Los vagones, anfitriones del espacio subterráneo, se encontraban atiborrados de personas a cualquier hora, y una vez comenzabas a descender por las escaleras de las bocas de metro, endulzaban tus oídos los cánticos de siempre, los tuyos, pero que ahora llegaban al corazón en cientos de lenguas mezcladas en una melodía perfecta. Un trayecto en metro durante esos días era maravilloso, sublime. La gente conversaba e intercambiaba experiencias. El traqueteo sibilante y estridente del metro quedaba relegado a un segundo lugar, en sustitución de guitarras, tambores y coros de voces que cantaban alegres tonadas. Las banderas de los países del mundo entraban y salían en las distintas paradas, ondeando al son de las músicas. Los asientos de los vagones se convertían en confidentes de los sueños. Y mientras tanto el metro nos llevaba de aquí para allá, de una gran experiencia a otra. En cualquier momento del día había el doble o el triple de gente que en una hora punta de la cotidianeidad de la “Madrid subterránea”. Más gente pero menos seria. Más gente pero menos preocupada. Más gente que prestaba ayuda. Más gente sonriente. Más gente de pie, pero menos gente absorta en sus lecturas o en la música de sus auriculares. Más gente y más contenta. Más gente que acompañaba a otra gente, a la de siempre, a la que hacía sus trayectos a diario para ir del trabajo a casa, o viceversa. Agobios apaciguados por el tono de las canciones, y el frío inadvertido por la calidez de las sonrisas. Apretujones que no incordiaban porque las inquietudes eran compartidas, y menos gente soliviantada por el calor humano, pues de calor humano, Madrid hace gala. Y sí, todo ésto tan sólo en el metro.
Había tráfico de sueños en el cielo de Madrid. Cientos de aviones llegaban cargados de combustible amarillo. El azul y el amarillo se fundían en un abrazo, allí entre las nubes, mientras que el resto de colores compartía inquietudes, esperando en las calles, disfrutando de la mágica capital española. Llegaban de cada rincón del vasto mundo con una sola verdad: su fe. Una fe revestida de esperanza. La misma esperanza que dejó huella tras finalizar las jornadas y aún se palpa en el ambiente, en los recuerdos de los que allí estuvimos.
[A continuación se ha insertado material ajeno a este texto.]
diff --git a/dlmc_quant_b200/csrc/grouped_kernels.cu b/dlmc_quant_b200/csrc/grouped_kernels.cu
--- a/dlmc_quant_b200/csrc/grouped_kernels.cu
+++ b/dlmc_quant_b200/csrc/grouped_kernels.cu
@@ -20,6 +20,8 @@
 __global__ void __launch_bounds__(kRowWarps * 32)
 grouped_fwd_kernel(const dlmcq_group_item* __restrict__ items, const int64_t* __restrict__ prefix, int n_items,
                    int64_t total_units) {
+  pdl_wait();
+  pdl_trigger();
   const int lane = threadIdx.x & 31;
   const int64_t unit = static_cast<int64_t>(blockIdx.x) * kRowWarps + (threadIdx.x >> 5);
   if (unit >= total_units) return;
@@ -45,6 +47,8 @@
 __global__ void __launch_bounds__(kRowWarps * 32)
 grouped_bwd_kernel(const dlmcq_group_item* __restrict__ items, const int64_t* __restrict__ prefix, int n_items,
                    int64_t total_units, float* __restrict__ partials) {
+  pdl_wait();
+  pdl_trigger();
   const int lane = threadIdx.x & 31;
   const int64_t unit = static_cast<int64_t>(blockIdx.x) * kRowWarps + (threadIdx.x >> 5);
   if (unit >= total_units) return;
@@ -74,6 +78,8 @@
 grouped_finalize_kernel(const dlmcq_group_item* __restrict__ items, const int64_t* __restrict__ prefix,
                         const int64_t* __restrict__ chan_prefix, int n_items, int64_t total_channels,
                         const float* __restrict__ partials) {
+  pdl_wait();
+  pdl_trigger();
   const int lane = threadIdx.x & 31;
   const int64_t gch = static_cast<int64_t>(blockIdx.x) * kRowWarps + (threadIdx.x >> 5);
   if (gch >= total_channels) return;
@@ -103,13 +109,11 @@
   const int64_t blocks = (total_units + kRowWarps - 1) / kRowWarps;
   if (blocks > 0x7fffffffLL) return DLMCQ_EUNSUPPORTED;
   cudaStream_t st = static_cast<cudaStream_t>(stream);
-  if (dtype == DLMCQ_F32)
-    grouped_fwd_kernel<float><<<static_cast<unsigned>(blocks), kRowWarps * 32, 0, st>>>(items, unit_prefix, n_items, total_units);
-  else if (dtype == DLMCQ_BF16)
-    grouped_fwd_kernel<__nv_bfloat16><<<static_cast<unsigned>(blocks), kRowWarps * 32, 0, st>>>(items, unit_prefix, n_items, total_units);
-  else
-    return DLMCQ_EINVAL;
-  DLMCQ_LAUNCH_CHECK();
+  if (dtype != DLMCQ_F32 && dtype != DLMCQ_BF16) return DLMCQ_EINVAL;
+  cudaError_t e = launch_pdl(dtype == DLMCQ_F32 ? grouped_fwd_kernel<float> : grouped_fwd_kernel<__nv_bfloat16>,
+                             dim3(static_cast<unsigned>(blocks)), dim3(kRowWarps * 32), 0, st, items, unit_prefix,
+                             n_items, total_units);
+  if (e != cudaSuccess) return set_cuda_error(e);
   return DLMCQ_OK;
 }
 
@@ -122,14 +126,13 @@
   const int64_t fblocks = (total_channels + kRowWarps - 1) / kRowWarps;
   if (blocks > 0x7fffffffLL || fblocks > 0x7fffffffLL) return DLMCQ_EUNSUPPORTED;
   cudaStream_t st = static_cast<cudaStream_t>(stream);
-  if (dtype == DLMCQ_F32)
-    grouped_bwd_kernel<float><<<static_cast<unsigned>(blocks), kRowWarps * 32, 0, st>>>(items, unit_prefix, n_items, total_units, partials);
-  else if (dtype == DLMCQ_BF16)
-    grouped_bwd_kernel<__nv_bfloat16><<<static_cast<unsigned>(blocks), kRowWarps * 32, 0, st>>>(items, unit_prefix, n_items, total_units, partials);
-  else
-    return DLMCQ_EINVAL;
-  DLMCQ_LAUNCH_CHECK();
-  grouped_finalize_kernel<<<static_cast<unsigned>(fblocks), kRowWarps * 32, 0, st>>>(items, unit_prefix, chan_prefix, n_items, total_channels, partials);
-  DLMCQ_LAUNCH_CHECK();
+  if (dtype != DLMCQ_F32 && dtype != DLMCQ_BF16) return DLMCQ_EINVAL;
+  cudaError_t e = launch_pdl(dtype == DLMCQ_F32 ? grouped_bwd_kernel<float> : grouped_bwd_kernel<__nv_bfloat16>,
+                             dim3(static_cast<unsigned>(blocks)), dim3(kRowWarps * 32), 0, st, items, unit_prefix,
+                             n_items, total_units, partials);
+  if (e != cudaSuccess) return set_cuda_error(e);
+  e = launch_pdl(grouped_finalize_kernel, dim3(static_cast<unsigned>(fblocks)), dim3(kRowWarps * 32), 0, st, items,
+                 unit_prefix, chan_prefix, n_items, total_channels, partials);
+  if (e != cudaSuccess) return set_cuda_error(e);
   return DLMCQ_OK;
 }
diff --git a/include/dlmcq.h b/include/dlmcq.h
--- a/include/dlmcq.h
+++ b/include/dlmcq.h
@@ -66,6 +66,8 @@
 int dlmcq_fq_backward_partials(const void* x, const void* dy, void* dx, const dlmcq_layout* layout,
                                const dlmcq_qparams* qp, float* partials, void* stream);
 int dlmcq_fq_finalize_many(const dlmcq_finalize_item* items, int n_items, void* stream);
+
+int dlmcq_capture_overlap_count(void);
 
 int dlmcq_ste_value(const void* x, void* y, int64_t numel, int dtype, int mode, void* stream);
 int dlmcq_grad_scale_value(const float* s, float* out, int64_t numel, float g, void* stream);
diff --git a/profiles/capture_gaps.py b/profiles/capture_gaps.py
--- /dev/null
+++ b/profiles/capture_gaps.py
@@ -0,0 +1,64 @@
+import argparse
+import json
+import os
+import statistics
+import sys
+
+ROOT = os.path.dirname(os.path.dirname(os.path.abspath(__file__)))
+if ROOT not in sys.path:
+    sys.path.insert(0, ROOT)
+
+
+def main():
+    ap = argparse.ArgumentParser()
+    ap.add_argument("--batch", type=int, default=128)
+    ap.add_argument("--steps", type=int, default=3)
+    ap.add_argument("--out", default=None)
+    args = ap.parse_args()
+    import torch
+    from torch.profiler import ProfilerActivity, profile
+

Si tuviera que elegir un titular que resumiera mi experiencia vivida en aquellos días inolvidables, me quedo con éste: “Jornada Mundial de la Juventud. Madrid 2011”. El aeródromo de Cuatro Vientos se convierte en un lugar de encuentro personal con Dios. Después de un día de larga espera y expuestos a un calor lacerante, la tan ansiada lluvia y el acérrimo e inesperado vendaval, anunciaban la llegada de Jesús. Rugido omnipotente de la naturaleza. Como diría un veterano amigo: ¡Qué cosas! Fue un momento realmente emocionante. El corazón me latía a doscientos por hora y la historia de mi vida pasaba por la mente tan veloz como los rayos que adornaban el cielo esa noche. Rodeado de algunos de mis seres más queridos –también guardianes del tesoro de la fe y compañeros en el gran viaje de la vida- , caía en la cuenta de que estaba viviendo un momento histórico, único e irrepetible, en el que cerca de dos millones de jóvenes cristianos se congregaban para estar un rato en compañía del Señor. ¡Qué sencillo y cuánto decía de nosotros aquel gesto! Compartir juntos la presencia del Padre era el motivo principal que nos había llevado hasta allí. Estoy seguro. ¿Y qué hay más importante en la vida sino compartir?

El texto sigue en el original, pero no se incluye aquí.